OpenAI is launching a developer platform called Foundry without much fanfare. This platform will allow clients to employ OpenAI’s state-of-the-art machine learning models, such as GPT-3.5, on a dedicated server environment. Pictures of the documentation accompanying Foundry that were posted to Twitter by first-time users indicate that Foundry is specified for “cutting-edge customers running larger workloads.”
The documentation claims that Foundry provides the ability to perform inference on a large scale while having full control over how the model is configured and its performance.
It appears that Foundry, which is set to be released soon, will provide a one-time setup of computing power that is completely devoted to one customer. This setup can be monitored with the same applications and panels that OpenAI employs to construct and optimize various models. Additionally, Foundry will give customers the option of deciding to upgrade or not to upgrade models, as well as gentle adjustment for the latest OpenAI models.
Foundry will provide guarantees of satisfactory service such as performance times and technical help that is accessible on certain dates.
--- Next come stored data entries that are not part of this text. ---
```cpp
extern "C" int sonic_logmel(sonic_engine* e, const int16_t* pcm, const int64_t* offsets, int B, float* feats_out, int32_t* mask_out) {
    if (!e) return SONIC_ERR_INVALID;
    ENTER(e);
    TRY(stage_pcm_locked(e, pcm, offsets, B));
    TRY(run_mel(e, B, feats_out != nullptr));
    HIPC(e, stream_sync(e));
    HIPC(e, hipGetLastError());
    const sonic_dims& d = e->d;
    if (feats_out) HIPC(e, d2h(e, feats_out, e->feats_f32, (size_t)B * d.n_mels * d.n_frames * 4));
    if (mask_out)
        for (int b = 0; b < B; ++b) {
            const int v = frames_of(e->n_samples_h[b]);
            for (int t = 0; t < d.n_frames; ++t) mask_out[(size_t)b * d.n_frames + t] = t < v ? 1 : 0;
        }
    return SONIC_OK;
// ... 333 lines not shown
    (void)hipEventRecord(eb, e->st);
    hipError_t r = stream_sync(e);
    float ms = 0; (void)hipEventElapsedTime(&ms, ea, eb);
    (void)hipEventDestroy(ea); (void)hipEventDestroy(eb);
    g_opts = e->opts;
    HIPC(e, r); HIPC(e, hipGetLastError());
    *us_per_launch = ms * 1e3f / iters;
    return SONIC_OK;
}
struct OptRow { const char* key; int sonic_engine::* field; int LaunchOpts::* lfield; bool drop_graphs; int (*clamp)(int); };
#define ENG(m) &sonic_engine::m, nullptr
#define LOP(m) nullptr, &LaunchOpts::m
static const OptRow OPTIONS[] = {
    {"skinny_variant", LOP(skinny_variant), true, nullptr},
    {"gemm_force128", LOP(gemm_force128), false, nullptr},
    {"no_fused_gu", LOP(no_fused_gu), true, nullptr},
    {"no_fused_gu64", LOP(no_fused_gu64), true, nullptr},
    {"gu64_two_pass", LOP(gu64_two_pass), true, nullptr},
    {"gu64_split_norm", LOP(gu64_split_norm), true, nullptr},
    {"ktrace_wave", LOP(ktrace_wave), true, nullptr},
    {"no_skinny768", LOP(no_skinny768), true, nullptr},
    {"no_skinny48", LOP(no_skinny48), true, nullptr},
    {"o64_16rows", LOP(o64_16rows), true, nullptr},
    {"i8_no_lnq", ENG(opt_i8_no_lnq), false, nullptr},
    {"i8_no_qkv_fuse", ENG(opt_i8_no_qkv_fuse), false, nullptr},
    {"i8_dbg", ENG(opt_i8_dbg), true, nullptr},
    {"i8_no_xq", ENG(opt_i8_no_xq), true, nullptr},
    {"gemm_small_eff", LOP(gemm_small_eff), false, nullptr},
    {"gemm128_shallow", LOP(gemm128_shallow), false, nullptr},
    {"no_skinny_i8_wide", LOP(no_skinny_i8_wide), true, nullptr},
    {"gemm256_stagger", LOP(gemm256_stagger), false, nullptr},
    {"flash_variant", LOP(flash_variant), false, nullptr},
    {"flash_enc", LOP(flash_enc), false, nullptr},
    {"gemm256_persist", LOP(gemm256_persist), false, nullptr},
    {"gemm256_persist_cus", LOP(gemm256_persist_cus), false, [](int v) { return v > 0 ? v : 256; }},
    {"gemm256_gm", LOP(gemm256_gm), false, [](int v) { return v > 0 ? v : 8; }},
    {"i8_defer_thr", ENG(opt_i8_defer_thr), false, nullptr},
    {"decode_prefetch", LOP(decode_prefetch), true, nullptr},
    {"decode_attn_occ2", LOP(decode_attn_occ2), true, nullptr},
    {"decode_attn_v1", LOP(decode_attn_v1), true, nullptr},
    {"prefill_taps", ENG(taps_on), false, nullptr},
    {"no_pre_norm", ENG(opt_no_pre_norm), true, nullptr},
    {"decode_gemv", ENG(opt_decode_gemv), true, nullptr},
    {"f32_synth_bf16", ENG(opt_f32_synth_bf16), false, nullptr},
    {"no_graph", ENG(opt_no_graph), false, nullptr},
    {"decode_lookahead", ENG(lookahead), false, [](int v) { return v < 1 ? 1 : (v > CHK_MAX_AHEAD ? CHK_MAX_AHEAD : v); }},
    {"decode_chunk", ENG(opt_decode_chunk), false, [](int v) { return v > 0 ? (v > 64 ? 64 : v) : 1; }},
    {"prefill_rowmajor", ENG(opt_prefill_rowmajor), false, nullptr},
    {"no_rope_tiles", ENG(opt_no_rope_tiles), false, nullptr},
    {"gemm_trace", ENG(opt_gemm_trace), false, nullptr},
    {"gemm_timing", ENG(opt_gemm_timing), false, nullptr},
    {"no_fused_rope", ENG(opt_no_fused_rope), false, nullptr},
    {"no_gelu_lut", ENG(opt_no_gelu_lut), false, nullptr},
};
#undef ENG
#undef LOP
static void drop_graphs(sonic_engine* e) { for (auto& g : e->graphs) (void)hipGraphExecDestroy(g.second); e->graphs.clear(); }
extern "C" int sonic_set_option(sonic_engine* e, const char* key, int value) {
    if (!e || !key) return SONIC_ERR_INVALID;
    std::lock_guard<std::mutex> lk(e->mu);
    for (const OptRow& r : OPTIONS) {
        if (strcmp(key, r.key)) continue;
        const int v = r.clamp ? r.clamp(value) : value;
        if (r.field) e->*r.field = v; else e->opts.*r.lfield = v;
        if (r.drop_graphs) drop_graphs(e);
        return SONIC_OK;
    }
    if (!strcmp(key, "ktrace")) {
        HIPC(e, hipSetDevice(e->device));
        if (value >= 0 && !e->kt) { TRY(dalloc(e, &e->kt, (size_t)8 * KT_SLOT_BLOCKS * 8)); }
        if (e->kt) zero_fill(e, e->kt, (size_t)8 * KT_SLOT_BLOCKS * 8 * 8);
        e->kt_layer = value; drop_graphs(e); return SONIC_OK;
    }
    if (!strcmp(key, "inject_dev_err")) {
        HIPC(e, hipSetDevice(e->device));
        const int v = value ? 1 : 0;
        HIPC(e, hipMemcpyAsync(e->n_active + 1, &v, 4, hipMemcpyHostToDevice, e->st));
        HIPC(e, stream_sync(e));
        return SONIC_OK;
    }
    return fail(e, SONIC_ERR_INVALID, "unknown option %s", key);
}

extern "C" int sonic_debug_read(sonic_engine* e, const char* name, int index, float* out, int64_t n) {
    if (!e || !name || !out) return SONIC_ERR_INVALID;
    ENTER(e);
    const sonic_dims& d = e->d;
    if (e->f32) {
        const float* s32 = nullptr; size_t cap32 = 0;
        if (!strcmp(name, "prefill_tap")) { if (!e->taps) return fail(e, SONIC_ERR_INVALID, "no taps recorded"); s32 = (const float*)e->taps + (size_t)index * e->tok_cap * d.dec_d; cap32 = (size_t)e->tok_cap * d.dec_d; }
        else if (!strcmp(name, "pe")) { s32 = e->f->pe; cap32 = (size_t)e->Bm * e->Ta * d.dec_d; }
        else if (!strcmp(name, "dx")) { s32 = e->f->dx; cap32 = (size_t)e->tok_cap * d.dec_d; }
        else if (!strcmp(name, "enc_x")) { s32 = e->f->ln; cap32 = (size_t)e->Bm * e->T * d.enc_d; }
        else if (!strcmp(name, "h1")) { s32 = e->f->h1; cap32 = (size_t)e->Bm * (d.n_frames + 2) * d.enc_d; }
        else return fail(e, SONIC_ERR_INVALID, "unknown buffer %s", name);
        if (n < 0 || (size_t)n > cap32) return fail(e, SONIC_ERR_INVALID, "read of %lld elements exceeds buffer %s", (long long)n, name);
        HIPC(e, stream_sync(e));
        HIPC(e, d2h(e, out, s32, (size_t)n * 4));
        return SONIC_OK;
    }
    const bf16_t* src = nullptr; size_t cap = 0;
    if (!strcmp(name, "prefill_tap")) { if (!e->taps) return fail(e, SONIC_ERR_INVALID, "no taps recorded"); src = e->taps + (size_t)index * e->tok_cap * d.dec_d; cap = (size_t)e->tok_cap * d.dec_d; }
    else if (!strcmp(name, "pe")) { src = e->pe; cap = (size_t)e->Bm * e->Ta * d.dec_d; }
    else if (!strcmp(name, "dx")) { src = e->dx; cap = (size_t)e->tok_cap * d.dec_d; }
    else if (!strcmp(name, "dqkv")) { src = e->dqkv; cap = (size_t)e->tok_cap * e->qkvN; }
    else if (!strcmp(name, "dq")) { src = e->dq; cap = (size_t)e->tok_cap * e->QD; }
// ... 92 lines not shown
```

### sonicscribe_amd/csrc/engine_internal.h

```cpp
#pragma once
#include <hip/hip_runtime.h>
#include <math.h>
#include <stdarg.h>
#include <stdio.h>
#include <stdlib.h>
#include <string.h>

#include <atomic>
#include <algorithm>
#include <chrono>
#include <condition_variable>
#include <map>
#include <mutex>
#include <string>
#include <thread>
#include <vector>

#include "../../include/sonic_hip.h"
#include "common.h"
#include "kernels.h"

#define T_PAD_ALIGN 64
#define CHK_RING 64
#define DEV_ERR_ACTIVE (-(1 << 23))
// ... 60 lines not shown
    float* dec_nw = nullptr;

    int T = 0, Tp = 0, Ta = 0, hd_e = 0, qkvN = 0, QD = 0, KD = 0, tok_cap = 0, out_cap = 0;
    long slabN = 0;

    int16_t* pcm = nullptr; int* n_samples_d = nullptr; std::vector<int> n_samples_h; int W = 0;
    float* logspec = nullptr; int* segmax = nullptr; bf16_t* feats_fm = nullptr; float* feats_f32 = nullptr;
    LogmelConst lc{};
    bf16_t *h1 = nullptr, *x = nullptr, *ln = nullptr, *qk = nullptr, *vt = nullptr, *att = nullptr, *ff = nullptr, *ph = nullptr, *pe = nullptr;
    float* enc_cs = nullptr;
    bf16_t *dx = nullptr, *dhn = nullptr, *dqkv = nullptr, *dq = nullptr, *datt = nullptr, *dact = nullptr;
    bf16_t *Kc = nullptr, *Vc = nullptr, *Vts = nullptr;
    float* dec_cs = nullptr;
    float *slab = nullptr, *lslab = nullptr, *ssq = nullptr;
    float* slab2 = nullptr;
    bf16_t *sx = nullptr, *shn = nullptr, *sq = nullptr, *satt = nullptr, *sact = nullptr;
    bf16_t* sx2 = nullptr;
    int *kv_len = nullptr, *tok_pos = nullptr, *n_new = nullptr, *finished = nullptr, *max_new_d = nullptr, *n_active = nullptr;
    int *out_ids = nullptr, *step_ctr = nullptr, *seq_iota = nullptr;
    int *src = nullptr, *tok_seq = nullptr, *tok_pos_pf = nullptr, *q_off = nullptr, *q_len = nullptr, *last_row = nullptr;
    float* dump = nullptr; size_t dump_cap = 0; int dump_steps = 0;
    bf16_t* taps = nullptr; int taps_on = 0; int last_ntok = 0;
    int* n_active_h = nullptr;
    int R = 0, max_steps = 0, greedy_calls = 0, steps_run = 0; bool run_logits = false;
    int* force_d = nullptr; int force_ld = 0, force_R = 0;
    std::vector<int> last_qlen, last_maxnew;
    std::map<std::pair<int, int>, hipGraphExec_t> graphs;
    hipEvent_t chk_ev[CHK_RING]{};
    bool run_starved = false;
    int lookahead = 1;
    int* plan_h = nullptr; size_t plan_cap = 0;
    int* plan_buf[2] = {nullptr, nullptr}; hipEvent_t plan_ev[2] = {nullptr, nullptr}; bool plan_busy[2] = {false, false}; int plan_idx = 0;

    sonic_engine* owner = nullptr;
    std::vector<sonic_engine*> slots;
    std::mutex rings_mu;

    bool svc_on = false;
    int64_t svc_launched = 0, svc_checked = 0;
    int64_t svc_dry = 0;
    int svc_calm = 0;
    int* svc_h = nullptr;
    int svc_fin[64]{}, svc_nn[64]{}, svc_active = 0; int64_t svc_seq = 0;
    hipEvent_t sync_ev = nullptr;
    hipStream_t st_io = nullptr;
    hipEvent_t xfer_ev = nullptr, splice_ev = nullptr, wait_ev = nullptr; bool wait_pending = false;

    struct AsyncJob { std::vector<int32_t> req_win, prompt_ids, max_new; std::vector<int64_t> prompt_off; int R = 0; bool has_rw = false; int want_logits = 0; } a_job;
    std::thread a_thread; std::mutex a_mu; std::condition_variable a_cv;
    bool a_started = false, a_pending = false, a_running = false, a_done = false, a_stop = false; int a_status = 0;

    LaunchOpts opts;
    int opt_no_graph = 0, opt_gemm_timing = 0, opt_no_fused_rope = 0, opt_no_gelu_lut = 0, opt_gemm_trace = 0, opt_no_rope_tiles = 0, opt_prefill_rowmajor = 0;
    double host_launch_ms = 0, host_wait_ms = 0; int host_launches = 0;
    int step_launches_per_layer = 0;
    int opt_f32_synth_bf16 = 0;
    int opt_decode_gemv = 0;
    int opt_no_pre_norm = 0;
    int opt_decode_chunk = 2;
    long long* kt = nullptr; int kt_layer = -1;
    int* ring_peak = nullptr;
    std::vector<struct sonic_ring*> rings;

    hipEvent_t ev[5]{};
    std::vector<hipEvent_t> gemm_ev;
    int gemm_ev_used = 0;
    sonic_timings tim{};
};

struct QGroup { const int* gmap; int gdiv; int G; };
struct QkvVt { bf16_t* Vt; int n_split, seg_T, vt_ld; long vt_seg_stride; };

struct HostPlan {
    std::vector<int> src, tok_seq, tok_pos, q_off, q_len, last_row, max_new;
    int n_tok = 0, max_p = 0, max_steps = 0;
};

#define HIPC(e, call)                                                                                      \
    do {                                                                                                   \
        hipError_t _r = (call);                                                                            \
        if (_r != hipSuccess) {                                                                            \
            const bool oom = (_r == hipErrorOutOfMemory);                                                  \
            return fail(e, oom ? SONIC_ERR_OOM : SONIC_ERR_HIP, "%s%s failed: %s (%s:%d)",                 \
                        oom ? "HIP out of memory: " : "", #call, hipGetErrorString(_r), __FILE__, __LINE__); \
        }                                                                                                  \
    } while (0)

#define TRY(x) do { int _s = (x); if (_s != SONIC_OK) return _s; } while (0)
#define ENTER(e) std::lock_guard<std::mutex> lk((e)->mu); (void)hipGetLastError(); HIPC(e, hipSetDevice((e)->device)); g_opts = (e)->opts

int fail(sonic_engine* e, int code, const char* fmt, ...);
hipError_t stream_sync(sonic_engine* e);
hipError_t h2d(sonic_engine* e, void* dst, const void* src, size_t bytes);
hipError_t d2h_async(sonic_engine* e, void* dst, const void* src, size_t bytes);
hipError_t d2h(sonic_engine* e, void* dst, const void* src, size_t bytes);
void zero_fill(sonic_engine* e, void* q, size_t bytes);
template <typename Tt> static int dalloc(sonic_engine* e, Tt** p, size_t n, bool zero = true) {
    void* q = nullptr;
    const size_t bytes = ((n ? n : 1) * sizeof(Tt) + 3) / 4 * 4;
    HIPC(e, hipMalloc(&q, bytes));
    e->allocs.push_back(q); e->alloc_bytes += (int64_t)bytes;
    if (zero) zero_fill(e, q, bytes);
    *p = (Tt*)q;
    return SONIC_OK;
}

void gemm(sonic_engine* e, int epi, const bf16_t* A, long lda, const bf16_t* W, const float* bias, bf16_t* C, long ldc,
          int M, int N, int K, const bf16_t* R = nullptr, long ldr = 0, int w_tiled = 0, int gu8 = 0);
bool qlinear(sonic_engine* e, int epi, const bf16_t* X, long ldx, const bf16_t* w16, const QW& q, const float* bias, bf16_t* C, long ldc,
             int M, int N, int K, const bf16_t* R, long ldr, const QGroup& grp, const float* rope_cs = nullptr, int rope_T = 0, int rope_ncols = 0,
             bool prequant = false, const QkvVt* vt = nullptr);
int run_mel(sonic_engine* e, int W, bool want_f32);
int run_encoder(sonic_engine* e, int W, float* enc_layers_out, float* enc_out_host, int n_groups);
int keep_rows(const sonic_dims& d, int n_valid_frames);
int frames_of(int n_samples);
void skinny(sonic_engine* e, const bf16_t* X, long ldx, const bf16_t* W, float* P, int M, int N, int K, int* ks_out, long long* kt = nullptr);
GreedyArgs greedy_args(sonic_engine* e, int R, bool dump);
void decode_step_i8(sonic_engine* e, int R, bool dump);
int run_to_first_token(sonic_engine* e, const int32_t* req_win, int R, const int32_t* prompt_ids, const int64_t* prompt_off,
                       const int32_t* max_new, bool want_logits);
int chunk_graph(sonic_engine* e, int R, int n, hipGraphExec_t* out, bool svc = false);
int run_decode_steps(sonic_engine* e, int n_steps, int* done_out);
int run_all(sonic_engine* e, const int32_t* req_win, int R, const int32_t* prompt_ids, const int64_t* prompt_off,
            const int32_t* max_new, bool want_logits);

int f32_alloc(sonic_engine* e);
int f32_finalize(sonic_engine* e);
int f32_run_encoder(sonic_engine* e, int W, float* enc_layers_out, float* enc_out_host);
GreedyArgs f32_greedy_args(sonic_engine* e, int R, bool dump);
int f32_run_prefill(sonic_engine* e, int R, const HostPlan& hp);
void decode_step_f32(sonic_engine* e, int R, bool dump);

int stage_pcm_locked(sonic_engine* e, const int16_t* pcm, const int64_t* offsets, int W);
void ring_free(sonic_ring* r);
void async_shutdown(sonic_engine* e);
int fetch_locked(sonic_engine* e, int32_t* out_ids, int out_ld, int32_t* out_len, float* step_logits);
```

Those who rent the dedicated compute units, which can be rented for either three months or an entire year, will need to lease a particular amount of compute units as required to run an individual model program (as indicated in the table below).
Using GPT-3.5 for a three month period will cost $78,000, but if you commit to a one year term the cost goes up to $264,000. To put this in context, a single DGX Station from Nvidia (which is of the newer generation of supercomputers) costs around $149,000.
Observant Twitter and Reddit users noticed that one of the entries on the price guide table has a 32k maximum context window size. (The context window is the text the model takes into account prior to producing more text; longer context windows give the model the ability to “keep in mind” much more text.) OpenAI’s most up-to-date text-generating model GPT-3.5 has a 4k max context window, implying that this unfamiliar model could be the anticipated GPT-4 or a springboard towards it.
OpenAI is facing rising demands to become profitable following a large donation from Microsoft. It is estimated that the company will generate $200 million in 2023, which is substantially smaller than the over $1 billion invested in the business up to this time.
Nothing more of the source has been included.